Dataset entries
<<<<

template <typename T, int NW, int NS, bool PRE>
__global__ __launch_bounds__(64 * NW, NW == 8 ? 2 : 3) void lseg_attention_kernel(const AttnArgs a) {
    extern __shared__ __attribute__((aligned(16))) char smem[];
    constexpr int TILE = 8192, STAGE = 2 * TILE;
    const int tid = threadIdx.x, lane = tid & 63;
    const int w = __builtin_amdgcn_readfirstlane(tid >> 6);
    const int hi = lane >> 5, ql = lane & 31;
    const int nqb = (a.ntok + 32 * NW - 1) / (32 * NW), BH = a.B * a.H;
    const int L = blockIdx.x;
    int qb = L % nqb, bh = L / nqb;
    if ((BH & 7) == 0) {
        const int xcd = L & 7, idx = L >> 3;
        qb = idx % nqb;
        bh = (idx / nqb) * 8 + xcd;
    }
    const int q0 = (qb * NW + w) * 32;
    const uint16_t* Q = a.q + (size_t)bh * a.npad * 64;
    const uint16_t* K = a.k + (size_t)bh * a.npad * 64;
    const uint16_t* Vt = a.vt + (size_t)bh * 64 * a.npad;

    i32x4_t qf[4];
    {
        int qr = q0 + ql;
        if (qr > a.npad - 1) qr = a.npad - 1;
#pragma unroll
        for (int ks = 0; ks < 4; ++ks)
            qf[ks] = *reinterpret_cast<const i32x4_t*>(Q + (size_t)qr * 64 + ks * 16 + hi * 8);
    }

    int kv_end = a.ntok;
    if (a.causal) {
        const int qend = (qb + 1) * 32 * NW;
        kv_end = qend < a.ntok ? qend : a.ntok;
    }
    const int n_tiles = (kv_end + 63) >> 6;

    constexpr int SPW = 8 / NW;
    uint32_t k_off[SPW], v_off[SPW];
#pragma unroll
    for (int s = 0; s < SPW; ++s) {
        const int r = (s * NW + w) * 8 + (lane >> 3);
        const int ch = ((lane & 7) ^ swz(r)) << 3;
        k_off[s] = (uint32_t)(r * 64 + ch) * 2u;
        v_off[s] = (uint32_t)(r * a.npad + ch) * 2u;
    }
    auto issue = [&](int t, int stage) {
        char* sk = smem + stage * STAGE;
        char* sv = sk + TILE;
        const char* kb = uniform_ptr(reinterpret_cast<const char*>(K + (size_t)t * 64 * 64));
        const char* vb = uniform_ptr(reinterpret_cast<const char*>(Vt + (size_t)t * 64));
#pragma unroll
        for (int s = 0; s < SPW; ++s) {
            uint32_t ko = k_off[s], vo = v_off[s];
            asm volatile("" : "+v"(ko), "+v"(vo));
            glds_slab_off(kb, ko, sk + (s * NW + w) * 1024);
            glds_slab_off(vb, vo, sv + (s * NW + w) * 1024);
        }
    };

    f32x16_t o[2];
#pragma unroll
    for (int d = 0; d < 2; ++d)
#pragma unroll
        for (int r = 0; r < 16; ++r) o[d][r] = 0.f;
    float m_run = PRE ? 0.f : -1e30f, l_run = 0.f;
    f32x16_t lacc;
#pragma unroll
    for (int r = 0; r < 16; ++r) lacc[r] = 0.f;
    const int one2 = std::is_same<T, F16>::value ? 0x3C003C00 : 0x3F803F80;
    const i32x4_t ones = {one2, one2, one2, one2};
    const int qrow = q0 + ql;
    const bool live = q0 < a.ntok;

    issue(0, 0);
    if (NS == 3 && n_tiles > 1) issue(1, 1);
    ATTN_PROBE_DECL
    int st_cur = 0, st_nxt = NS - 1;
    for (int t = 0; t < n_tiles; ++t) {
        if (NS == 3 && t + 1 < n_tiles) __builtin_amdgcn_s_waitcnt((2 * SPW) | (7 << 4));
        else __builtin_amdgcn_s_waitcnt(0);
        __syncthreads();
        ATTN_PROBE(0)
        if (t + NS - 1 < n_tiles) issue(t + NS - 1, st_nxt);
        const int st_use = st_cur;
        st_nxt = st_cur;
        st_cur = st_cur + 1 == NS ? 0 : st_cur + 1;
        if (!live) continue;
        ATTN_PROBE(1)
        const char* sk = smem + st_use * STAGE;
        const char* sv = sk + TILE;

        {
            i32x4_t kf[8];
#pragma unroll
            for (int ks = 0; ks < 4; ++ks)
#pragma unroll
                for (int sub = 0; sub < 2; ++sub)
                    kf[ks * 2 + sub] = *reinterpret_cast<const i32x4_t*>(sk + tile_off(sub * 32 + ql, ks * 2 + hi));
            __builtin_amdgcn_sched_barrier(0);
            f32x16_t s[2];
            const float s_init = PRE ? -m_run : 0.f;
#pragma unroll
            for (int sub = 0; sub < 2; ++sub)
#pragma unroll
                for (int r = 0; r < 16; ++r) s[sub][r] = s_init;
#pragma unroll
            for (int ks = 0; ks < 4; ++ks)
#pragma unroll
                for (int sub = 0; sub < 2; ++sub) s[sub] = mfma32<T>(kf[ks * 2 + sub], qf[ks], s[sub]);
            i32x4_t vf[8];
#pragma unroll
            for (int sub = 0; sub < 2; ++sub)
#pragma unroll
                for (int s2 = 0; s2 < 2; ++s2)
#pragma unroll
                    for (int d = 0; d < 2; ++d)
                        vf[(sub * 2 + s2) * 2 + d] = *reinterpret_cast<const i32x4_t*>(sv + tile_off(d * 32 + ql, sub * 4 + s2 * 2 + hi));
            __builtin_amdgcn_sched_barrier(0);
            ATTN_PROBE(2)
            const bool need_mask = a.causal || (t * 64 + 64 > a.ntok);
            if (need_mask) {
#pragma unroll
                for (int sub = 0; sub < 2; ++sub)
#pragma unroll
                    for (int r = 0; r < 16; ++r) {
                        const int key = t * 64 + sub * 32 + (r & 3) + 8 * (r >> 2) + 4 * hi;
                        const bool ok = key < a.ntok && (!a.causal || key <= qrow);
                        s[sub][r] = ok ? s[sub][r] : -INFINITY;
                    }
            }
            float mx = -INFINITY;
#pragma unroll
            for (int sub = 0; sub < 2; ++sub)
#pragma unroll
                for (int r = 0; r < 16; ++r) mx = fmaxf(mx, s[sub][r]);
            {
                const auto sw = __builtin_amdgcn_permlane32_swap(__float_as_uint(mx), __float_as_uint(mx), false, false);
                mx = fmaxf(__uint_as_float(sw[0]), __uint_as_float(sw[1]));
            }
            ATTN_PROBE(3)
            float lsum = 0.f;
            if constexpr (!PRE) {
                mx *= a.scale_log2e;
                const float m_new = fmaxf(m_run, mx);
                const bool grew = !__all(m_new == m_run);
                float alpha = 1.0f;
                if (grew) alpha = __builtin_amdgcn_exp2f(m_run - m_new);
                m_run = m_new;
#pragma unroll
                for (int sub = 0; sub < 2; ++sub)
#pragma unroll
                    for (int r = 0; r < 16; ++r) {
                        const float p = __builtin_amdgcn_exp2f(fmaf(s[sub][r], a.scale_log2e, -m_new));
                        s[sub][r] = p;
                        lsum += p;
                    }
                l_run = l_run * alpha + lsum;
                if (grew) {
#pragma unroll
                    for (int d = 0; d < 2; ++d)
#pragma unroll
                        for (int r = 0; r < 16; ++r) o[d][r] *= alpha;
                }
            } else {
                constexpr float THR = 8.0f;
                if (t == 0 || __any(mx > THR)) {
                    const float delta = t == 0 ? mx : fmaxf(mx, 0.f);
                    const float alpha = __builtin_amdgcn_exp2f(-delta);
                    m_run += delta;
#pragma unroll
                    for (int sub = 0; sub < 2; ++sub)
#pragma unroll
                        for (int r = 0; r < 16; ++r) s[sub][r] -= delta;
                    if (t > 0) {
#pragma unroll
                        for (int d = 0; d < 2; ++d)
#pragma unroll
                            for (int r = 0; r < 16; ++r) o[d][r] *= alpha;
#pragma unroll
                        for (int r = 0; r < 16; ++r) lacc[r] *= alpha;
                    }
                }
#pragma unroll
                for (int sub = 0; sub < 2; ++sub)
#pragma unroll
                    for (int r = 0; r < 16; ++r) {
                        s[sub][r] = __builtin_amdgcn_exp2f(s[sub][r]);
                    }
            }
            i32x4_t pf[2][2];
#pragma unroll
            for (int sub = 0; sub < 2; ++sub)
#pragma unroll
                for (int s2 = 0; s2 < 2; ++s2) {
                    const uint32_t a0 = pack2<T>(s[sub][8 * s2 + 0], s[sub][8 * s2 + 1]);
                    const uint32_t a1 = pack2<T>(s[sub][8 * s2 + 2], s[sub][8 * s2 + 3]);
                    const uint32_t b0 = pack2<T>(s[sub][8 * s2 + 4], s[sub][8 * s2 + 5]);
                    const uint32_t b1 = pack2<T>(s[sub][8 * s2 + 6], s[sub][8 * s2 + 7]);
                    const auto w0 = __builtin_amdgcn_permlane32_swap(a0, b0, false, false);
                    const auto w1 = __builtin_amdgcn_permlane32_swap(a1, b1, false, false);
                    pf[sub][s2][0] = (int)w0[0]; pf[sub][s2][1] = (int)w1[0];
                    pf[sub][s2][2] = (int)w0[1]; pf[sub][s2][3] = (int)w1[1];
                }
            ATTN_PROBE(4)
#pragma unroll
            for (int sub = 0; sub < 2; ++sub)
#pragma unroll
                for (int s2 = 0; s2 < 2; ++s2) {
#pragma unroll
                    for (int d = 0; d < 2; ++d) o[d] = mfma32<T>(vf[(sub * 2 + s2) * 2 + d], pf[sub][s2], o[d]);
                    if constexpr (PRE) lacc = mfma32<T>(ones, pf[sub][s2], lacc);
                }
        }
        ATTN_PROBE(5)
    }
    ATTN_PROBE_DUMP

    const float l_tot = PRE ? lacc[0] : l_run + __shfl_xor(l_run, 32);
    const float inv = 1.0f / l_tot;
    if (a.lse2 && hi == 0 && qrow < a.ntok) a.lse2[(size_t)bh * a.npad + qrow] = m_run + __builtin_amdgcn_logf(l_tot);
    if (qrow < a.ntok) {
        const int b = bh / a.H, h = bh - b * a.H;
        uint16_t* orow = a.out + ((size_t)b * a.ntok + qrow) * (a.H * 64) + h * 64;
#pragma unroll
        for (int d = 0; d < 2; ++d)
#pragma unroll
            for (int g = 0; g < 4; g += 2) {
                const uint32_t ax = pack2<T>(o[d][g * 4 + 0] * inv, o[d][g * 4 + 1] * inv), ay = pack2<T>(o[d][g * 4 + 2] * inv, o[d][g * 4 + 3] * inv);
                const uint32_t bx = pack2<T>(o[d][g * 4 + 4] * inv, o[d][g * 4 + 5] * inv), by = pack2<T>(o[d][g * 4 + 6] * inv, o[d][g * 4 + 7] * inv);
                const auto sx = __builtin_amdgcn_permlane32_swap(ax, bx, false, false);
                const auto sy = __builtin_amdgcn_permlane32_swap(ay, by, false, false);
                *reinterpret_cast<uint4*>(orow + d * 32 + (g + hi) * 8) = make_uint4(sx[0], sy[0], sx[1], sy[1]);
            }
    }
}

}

>>>>

• [Problem requirements] Starting from the first line of the records above, retype each line exactly up to and including the one that contains "const int n_tiles = (kv_end + 63) >> 6;", and nothing more.

• [Written reply]
template <typename T, int NW, int NS, bool PRE>
__global__ __launch_bounds__(64 * NW, NW == 8 ? 2 : 3) void lseg_attention_kernel(const AttnArgs a) {
    extern __shared__ __attribute__((aligned(16))) char smem[];
    constexpr int TILE = 8192, STAGE = 2 * TILE;
    const int tid = threadIdx.x, lane = tid & 63;
    const int w = __builtin_amdgcn_readfirstlane(tid >> 6);
    const int hi = lane >> 5, ql = lane & 31;
    const int nqb = (a.ntok + 32 * NW - 1) / (32 * NW), BH = a.B * a.H;
    const int L = blockIdx.x;
    int qb = L % nqb, bh = L / nqb;
    if ((BH & 7) == 0) {
        const int xcd = L & 7, idx = L >> 3;
        qb = idx % nqb;
        bh = (idx / nqb) * 8 + xcd;
    }
    const int q0 = (qb * NW + w) * 32;
    const uint16_t* Q = a.q + (size_t)bh * a.npad * 64;
    const uint16_t* K = a.k + (size_t)bh * a.npad * 64;
    const uint16_t* Vt = a.vt + (size_t)bh * 64 * a.npad;

    i32x4_t qf[4];
    {
        int qr = q0 + ql;
        if (qr > a.npad - 1) qr = a.npad - 1;
#pragma unroll
        for (int ks = 0; ks < 4; ++ks)
            qf[ks] = *reinterpret_cast<const i32x4_t*>(Q + (size_t)qr * 64 + ks * 16 + hi * 8);
    }

    int kv_end = a.ntok;
    if (a.causal) {
        const int qend = (qb + 1) * 32 * NW;
        kv_end = qend < a.ntok ? qend : a.ntok;
    }
    const int n_tiles = (kv_end + 63) >> 6;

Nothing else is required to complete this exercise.